D. Distribute "med-pass" nutritional supplements.

Explanation: Nutritional supplements may be beneficial for residents who have difficulty meeting their nutritional needs through regular meals. "Med-pass" supplements can be distributed with medications or as a separate supplement to enhance calorie and nutrient intake, especially for those with specific dietary requirements.

The other options are not recommended:

A. Develop a seating chart for the main dining room based on the unit to facilitate a more organized and efficient meal delivery.

Explanation: While organization and efficiency are important, creating a seating chart based on the unit might not directly address the nutritional status of residents. Instead, focus should be on providing appetizing, nutritious meals and accommodating residents' preferences.

C. Replace the fluorescent lighting with candles at every table to create a cozy, restaurant-like atmosphere.

Explanation: While creating a pleasant dining environment is important, replacing fluorescent lighting with candles may not be practical or safe in a healthcare setting. Moreover, the emphasis should be on the nutritional content of the meals rather than the ambiance.


Question 10: View

An older client is being discharged from the hospital to a sub-acute unit. The client says to a nurse, "I am not sure I understand the difference between a sub-acute unit and a nursing home. Can you help me understand?" The nurse considers which of the following in formulating a response:

Explanation

A. Sub-acute care is more intensive than traditional nursing home care.

Explanation: Sub-acute care is generally more intensive and focused on providing specialized, short-term medical care and rehabilitation services. It is designed for individuals who require a higher level of care than what is typically provided in traditional nursing home settings.

B. Sub-acute care and nursing home care are identical.

Explanation: This statement is incorrect. Sub-acute care and nursing home care serve different purposes. Sub-acute care is typically provided for individuals recovering from acute medical conditions or surgeries, while nursing homes often cater to individuals with chronic illnesses or long-term care needs.

C. Sub-acute care is reimbursed by either Medicaid or private pay.

Explanation: This statement is not entirely accurate. Sub-acute care may be reimbursed by a variety of sources, including Medicare, private insurance, and, in some cases, Medicaid. The reimbursement sources can vary based on the specific circumstances and the services provided.

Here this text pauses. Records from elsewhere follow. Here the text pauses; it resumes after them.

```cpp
int ln_ff(Ctx& c, const FeedFwd& f, const Norm& nm, const Trk& xraw, const float* lnV, int lnvdiv, int lnvmod, int lnldv,
          el_t* tt, const ctrlv_gemm_desc& proj, const ctrlv_gemm_desc& outd, int C, el_t** u) {
  if (ctrlv_debug().ff_fused && ctrlv_debug().ff_ln && f.w1f && !xraw.lo && ctrlv_ff_fused_serves(&outd, C)) {
    if (c.dry) return CTRLV_OK;
    if (c.overflow) { ctrlv_set_error("plan forward: workspace too small (need >= %zu bytes)", c.peak); return CTRLV_E_BAD_ARG; }
    ProfScope ps(c, CTRLV_FAM_GEMM_LINEAR, 2.0 * outd.M * 320.0 * (2560 + 1280),
                 (double)outd.M * 320 * 2 * (2 + (outd.R1 ? 1 : 0) + (outd.R2 ? 1 : 0)), outd.M, 320, 320, 0x300);
    return ctrlv_ff_fused_ln(xraw.hi, C, nm.g, nm.b, 1e-5f, lnV, lnvdiv, lnvmod, lnldv, f.w1f, f.w2f, &outd, c.st);
  }
  TRY(layernorm(c, xraw, proj.M, C, nm, tt, lnV, lnvdiv, lnvmod, lnldv));
  return ff_pair(c, f, proj, outd, C, u);
}

int run_tr(Ctx& c, const Transformer& t, const Trk& x, int H, int W, Trk* out_) {
  const int B = c.B, F = c.F, C = t.C, N = B * F, S = H * W;
  const long M = (long)N * S;
  const Trk out = c.trunk(M, C);
  const size_t mk = c.mark();
  const float* emb = t.frame_emb;
  if (F != c.p->cfg.num_frames || emb == nullptr) {
    float* e = (float*)c.alloc((size_t)F * C * 4);
    TRY(frame_embedding(c, t, F, e));
    emb = e;
  }
  el_t* tt = c.rows(M, C);
  if (c.gn_cross_valid && !c.dry) {
    c.gn_cross_valid = false;
    ProfScope ps(c, CTRLV_FAM_GROUPNORM, 0.0, 2.0 * 2 * N * (double)S * C, N * S, C, 1);
    TRY(ctrlv_groupnorm_from_partials_split(x.hi, x.lo, N, S, C, 1, 1e-6f, c.gn_cross, t.gn.g, t.gn.b, 0, tt, c.st));
  } else {
    TRY(groupnorm(c, x, Trk{}, 0, N, S, C, 1, t.gn, 1e-6f, 0, tt));
  }
  const Trk h0 = c.trunk(M, C);
  {
    ctrlv_gemm_desc d = gd(tt, C, t.pin, h0.hi, C, (int)M, C, C, C);
    set_out(d, h0);
    TRY(gemm(c, d));
  }
  TRY(layernorm(c, h0, (int)M, C, t.s_ln1, tt));
  el_t* qkv = c.rows(M, 3 * C);
  {
    ctrlv_gemm_desc d = gd(tt, C, t.s_qkv, qkv, 3 * C, (int)M, 3 * C, C, 3 * C);
    d.n_scale2 = C; d.s_acc2 = 0.125f * 1.44269504088896340736f;
    TRY(gemm(c, d));
  }
  el_t* a = c.rows(M, C);
  if (!c.dry) {
    ProfScope ps(c, CTRLV_FAM_ATTENTION_SPATIAL, 4.0 * N * (C / 64) * (double)S * S * 64, 2.0 * 4 * N * (double)S * C, N, S, C);
    TRY(ctrlv_attention_spatial_prescaled(qkv, a, N, S, C, c.st));
  }
  const Trk h1 = c.trunk(M, C);
  {
    ctrlv_gemm_desc d = gd(a, C, t.s_o, h1.hi, C, (int)M, C, C, C);
    set_out(d, h1);
    set_r1(d, h0, C);
    d.V = c.xattn + t.xattn_off[0]; d.ldv = c.ldx; d.vmode = 1; d.vdiv = F * S;
    TRY(gemm(c, d));
  }
  el_t* u = nullptr;
  const Trk h2 = h0;
// ... 638 lines not shown
```

### ctrlv_amd/models/blocks.py

```python
import math
import os

import torch
from torch import nn

from .. import ops, packing
from ..lora import merged_weight


class FwdCtx:

    def __init__(self, ws, B, F, temb, xattn, time_context_order):
        self.ws, self.B, self.F = ws, B, F
        self.temb = temb
        self.xattn = xattn
        self.quirk = time_context_order == "sb"
        self.gn_part = None
        self.gn_cross = None
        self.gn_cross_valid = False
        self.trace = None


def _sigmoid(x):
    return 1.0 / (1.0 + math.exp(-x))
# ... 66 lines not shown
        self.norm3 = nn.LayerNorm(dim)
        self.ff = _FeedForward(dim)


class _TemporalBasicTransformerBlock(nn.Module):
    def __init__(self, dim, heads, dim_head, cross_dim):
        super().__init__()
        self.norm_in = nn.LayerNorm(dim)
        self.ff_in = _FeedForward(dim, dim)
        self.norm1 = nn.LayerNorm(dim)
        self.attn1 = _Attention(dim, heads, dim_head)
        self.norm2 = nn.LayerNorm(dim)
        self.attn2 = _Attention(dim, heads, dim_head, cross_dim)
        self.norm3 = nn.LayerNorm(dim)
        self.ff = _FeedForward(dim)


def _f32(t):
    return t.detach().float().contiguous()


def _lo(t):
    return getattr(t, "lo", None) if t is not None else None


def _trk_epi(epi, out):
    e = dict(epi)
    for k in ("R1", "R2"):
        if _lo(e.get(k)) is not None:
            e[k + "_lo"] = _lo(e[k])
    if _lo(out) is not None:
        e["out_lo"] = _lo(out)
    return e


_FF_FUSED = os.environ.get("CTRLV_FF_FUSED", "1") != "0"
_TEMPORAL_FUSED = os.environ.get("CTRLV_TEMPORAL_FUSED", "1") != "0"


def _ff_pair(ws, x, ffp, ubox, out, C, rows_per_image=0, **epi):
    wproj, bproj, wout, bout = ffp[:4]
    epi = _trk_epi(epi, out)
    if _FF_FUSED and len(ffp) == 6 and ops.ff_fused_serves(x, out, **epi):
        ops.ff_fused(x, ffp[4], ffp[5], out, bias=bout, **epi)
        return
    M = x.shape[0]
    if ubox[0] is None:
        ubox[0] = ws.alloc((M, 4 * C))
    u = ubox[0]
    ops.gemm(x, wproj, u, N=8 * C, cin=C, bias=bproj, geglu=1)
    ops.gemm(u, wout, out, N=C, cin=4 * C, bias=bout, rows_per_image=rows_per_image, **epi)


_FF_LN = os.environ.get("CTRLV_FF_LN", "0") not in ("", "0")


def _ln_ff(ws, xraw, ln, t, ffp, ubox, out, C, ln_V=None, ln_vdiv=1, ln_vmod=1 << 30, rows_per_image=0, **epi):
    if _FF_FUSED and _FF_LN and len(ffp) == 6 and _lo(xraw) is None and ops.ff_fused_serves(xraw, out, **_trk_epi(epi, out)):
        ops.ff_fused(xraw, ffp[4], ffp[5], out, bias=ffp[3], ln=(ln[0], ln[1], 1e-5), ln_V=ln_V, ln_vdiv=ln_vdiv,
                     ln_vmod=ln_vmod, **_trk_epi(epi, out))
        return
    if ln_V is not None:
        ops.layernorm(xraw, ln[0], ln[1], 1e-5, t, V=ln_V, vdiv=ln_vdiv, vmod=ln_vmod, x_lo=_lo(xraw))
    else:
        ops.layernorm(xraw, ln[0], ln[1], 1e-5, t, x_lo=_lo(xraw))
    _ff_pair(ws, t, ffp, ubox, out, C, rows_per_image=rows_per_image, **epi)


def _gn_scratch(ctx, n_img, S, C, ips):
    need = ops.groupnorm_scratch_floats(n_img, S, C, ips)
    if ctx.gn_part is None or ctx.gn_part.numel() < need:
        ctx.gn_part = torch.empty(max(need, 1 << 18), dtype=torch.float32, device=ctx.ws.device)
    return ctx.gn_part


def _gemm_groupnorm(ctx, A, W, out, gkw, n_img, S, C, ips, gamma, beta, eps, y):
    gkw = _trk_epi(gkw, out)
    if S % 64 == 0 and ops.gemm_gn_partials_serves(A, W, out, **gkw):
        need = ops.groupnorm_fused_scratch_floats(n_img, S, ips)
        if ctx.gn_part is None or ctx.gn_part.numel() < need:
            ctx.gn_part = torch.empty(max(need, 1 << 18), dtype=torch.float32, device=ctx.ws.device)
        ops.gemm(A, W, out, gn_partials=ctx.gn_part, **gkw)
        ops.groupnorm_from_partials(out, n_img, S, C, ips, gamma, beta, eps, True, y, ctx.gn_part, x_lo=_lo(out))
    else:
        ops.gemm(A, W, out, **gkw)
        ops.groupnorm(out, None, n_img, S, C, ips, gamma, beta, eps, True, y, _gn_scratch(ctx, n_img, S, C, ips),
                      x_lo=_lo(out))


class SpatioTemporalResBlock(nn.Module):
    def __init__(self, in_channels, out_channels, temb_channels, eps=1e-6):
        super().__init__()
        self.cin, self.cout, self.eps = in_channels, out_channels, eps
        self.spatial_res_block = _ResnetBlock2D(in_channels, out_channels, temb_channels, eps)
        self.temporal_res_block = _TemporalResnetBlock(out_channels, temb_channels, eps)
        self.time_mixer = _AlphaBlender(0.5)
        self.temb_off = None
        self._pk = None

    def temb_projections(self):
        return [self.spatial_res_block.time_emb_proj, self.temporal_res_block.time_emb_proj]

    def pack(self):
        s, t = self.spatial_res_block, self.temporal_res_block
        pk = dict(
            g1=_f32(s.norm1.weight), b1=_f32(s.norm1.bias), w1=packing.pack_conv3x3(s.conv1.weight),
            cb1=_f32(s.conv1.bias),
            g2=_f32(s.norm2.weight), b2=_f32(s.norm2.bias), w2=packing.pack_conv3x3(s.conv2.weight),
            cb2=_f32(s.conv2.bias),
            tg1=_f32(t.norm1.weight), tb1=_f32(t.norm1.bias), tw1=packing.pack_conv_temporal(t.conv1.weight),
            tcb1=_f32(t.conv1.bias),
# ... 346 lines not shown
```

Measured before the change: 4.598 steps/s.

## Enable LayerNorm fused into feed-forward kernel with LDS-staged gamma/beta and row vector

Turns on by default the path that folds the LayerNorm into the fused feed-forward kernel, removing a separate layernorm pass and its activation round trip through memory. The in-kernel LayerNorm is rewritten to stage gamma, beta and the per-tile row vector in LDS via buffer-to-LDS DMA, with software-pipelined ds_reads and permlane32 swaps instead of shuffles. To fit LDS, the hidden-fragment staging buffer is halved from four slots to two. A new constraint requires the row vector to be constant across 128-row tiles, otherwise the code falls back to the unfused path.

```diff
diff --git a/ctrlv_amd/csrc/abi.hip b/ctrlv_amd/csrc/abi.hip
--- a/ctrlv_amd/csrc/abi.hip
+++ b/ctrlv_amd/csrc/abi.hip
@@ -32,7 +32,7 @@
     if (d.gn_rows < 32 || d.gn_rows > 1024) d.gn_rows = 256;
     d.ln_rows = env("CTRLV_LN_ROWS", 1);
     d.ff_fused = env("CTRLV_FF_FUSED", 1);
-    d.ff_ln = env("CTRLV_FF_LN", 0);
+    d.ff_ln = env("CTRLV_FF_LN", 1);
     d.pp_balanced = env("CTRLV_PP_BALANCED", 1);
     d.pp_cgrp = env("CTRLV_PP_CGRP", 0);
     d.attn_rows = env("CTRLV_ATTN_ROWS", 0);
diff --git a/ctrlv_amd/csrc/ff_fused.hip b/ctrlv_amd/csrc/ff_fused.hip
--- a/ctrlv_amd/csrc/ff_fused.hip
+++ b/ctrlv_amd/csrc/ff_fused.hip
@@ -16,10 +16,13 @@
 constexpr int kW1Slot = kW1Pieces * 1024, kW2Slot = 10 * 1024;
 constexpr int kStgOff = 0;
 constexpr int kHfOff = kStgOff + 8 * 4096;
-constexpr int kW1Off = kHfOff + 16 * 1024;
+constexpr int kW1Off = kHfOff + 8 * 1024;
 constexpr int kW2Off = kW1Off + 3 * kW1Slot;
 constexpr int kTabOff = kW2Off + 4 * kW2Slot;
-constexpr int kSmem = kTabOff + kGeluTabBytes;
+constexpr int kLnOff = kTabOff + kGeluTabBytes;
+constexpr int kLnVOff = kLnOff + 2 * kC * 4 + 512;
+constexpr int kSmem = kLnVOff + 2048;
+static_assert(kLnVOff % 1024 == 0, "LDS-DMA pieces are 1 KiB aligned here");
 static_assert(kSmem <= 160 * 1024, "fused feed-forward tile does not fit the LDS");
 
 struct FfArgs {
@@ -31,7 +34,115 @@
   const float* lnv; int ln_vdiv, ln_vmod, ln_ldv;
 };
 
-template <int EPI, bool LO = false, bool LN = false>
+template <int K = 0, class F>
+__device__ __forceinline__ void ln_for20(F&& f) {
+  if constexpr (K < 20) {
+    f(std::integral_constant<int, K>{});
+    ln_for20<K + 1>(f);
+  }
+}
+__device__ __forceinline__ void ln_pin(elx8& v) { asm volatile("" : "+v"(v)); }
+template <int OFF>
+__device__ __forceinline__ void ln_read2(f32x4 (&q)[2], unsigned addr) {
+  asm volatile("ds_read_b128 %0, %1 offset:%2" : "=v"(q[0]) : "v"(addr), "n"(OFF) : "memory");
+  asm volatile("ds_read_b128 %0, %1 offset:%2" : "=v"(q[1]) : "v"(addr), "n"(OFF + 16) : "memory");
+}
+template <int N>
+__device__ __forceinline__ void ln_wait2(f32x4 (&q)[2]) {
+  asm volatile("s_waitcnt lgkmcnt(%2)" : "+v"(q[0]), "+v"(q[1]) : "n"(N));
+}
+__device__ __forceinline__ float ln_swap_sum(float v) {
+  auto r = __builtin_amdgcn_permlane32_swap(__float_as_uint(v), __float_as_uint(v), false, false);
+  return __uint_as_float(r[0]) + __uint_as_float(r[1]);
+}
+template <bool HASV>
+__device__ __forceinline__ void ln_fragments(elx8 (&xr)[20], unsigned gb_lds, unsigned v_lds, float eps, bool keep, int hsel) {
+  f32x4 vq[2][2];
+  auto raw8 = [&](int ks, float* f) {
+    ln_pin(xr[ks]);
+    unpack_elx8(__builtin_bit_cast(uint4, xr[ks]), f);
+    if constexpr (HASV) {
+      const f32x4 p = vq[ks & 1][0], q = vq[ks & 1][1];
+      f[0] += p.x; f[1] += p.y; f[2] += p.z; f[3] += p.w; f[4] += q.x; f[5] += q.y; f[6] += q.z; f[7] += q.w;
+    }
+  };
+  auto v_step = [&](auto ksc) {
+    constexpr int ks = decltype(ksc)::value;
+    if constexpr (HASV) {
+      if constexpr (ks + 1 < 20) {
+        ln_read2<(ks + 1) * 64>(vq[(ks + 1) & 1], v_lds);
+        ln_wait2<2>(vq[ks & 1]);
+      } else {
+        ln_wait2<0>(vq[ks & 1]);
+      }
+    }
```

D. Professional nursing staff levels are the same as those in traditional nursing home settings.

Explanation: This statement is generally incorrect. Sub-acute care settings often have a higher ratio of skilled healthcare professionals, including nurses and therapists, compared to traditional nursing homes. This higher level of staffing is necessary to meet the more intensive medical and rehabilitation needs of sub-acute care patients.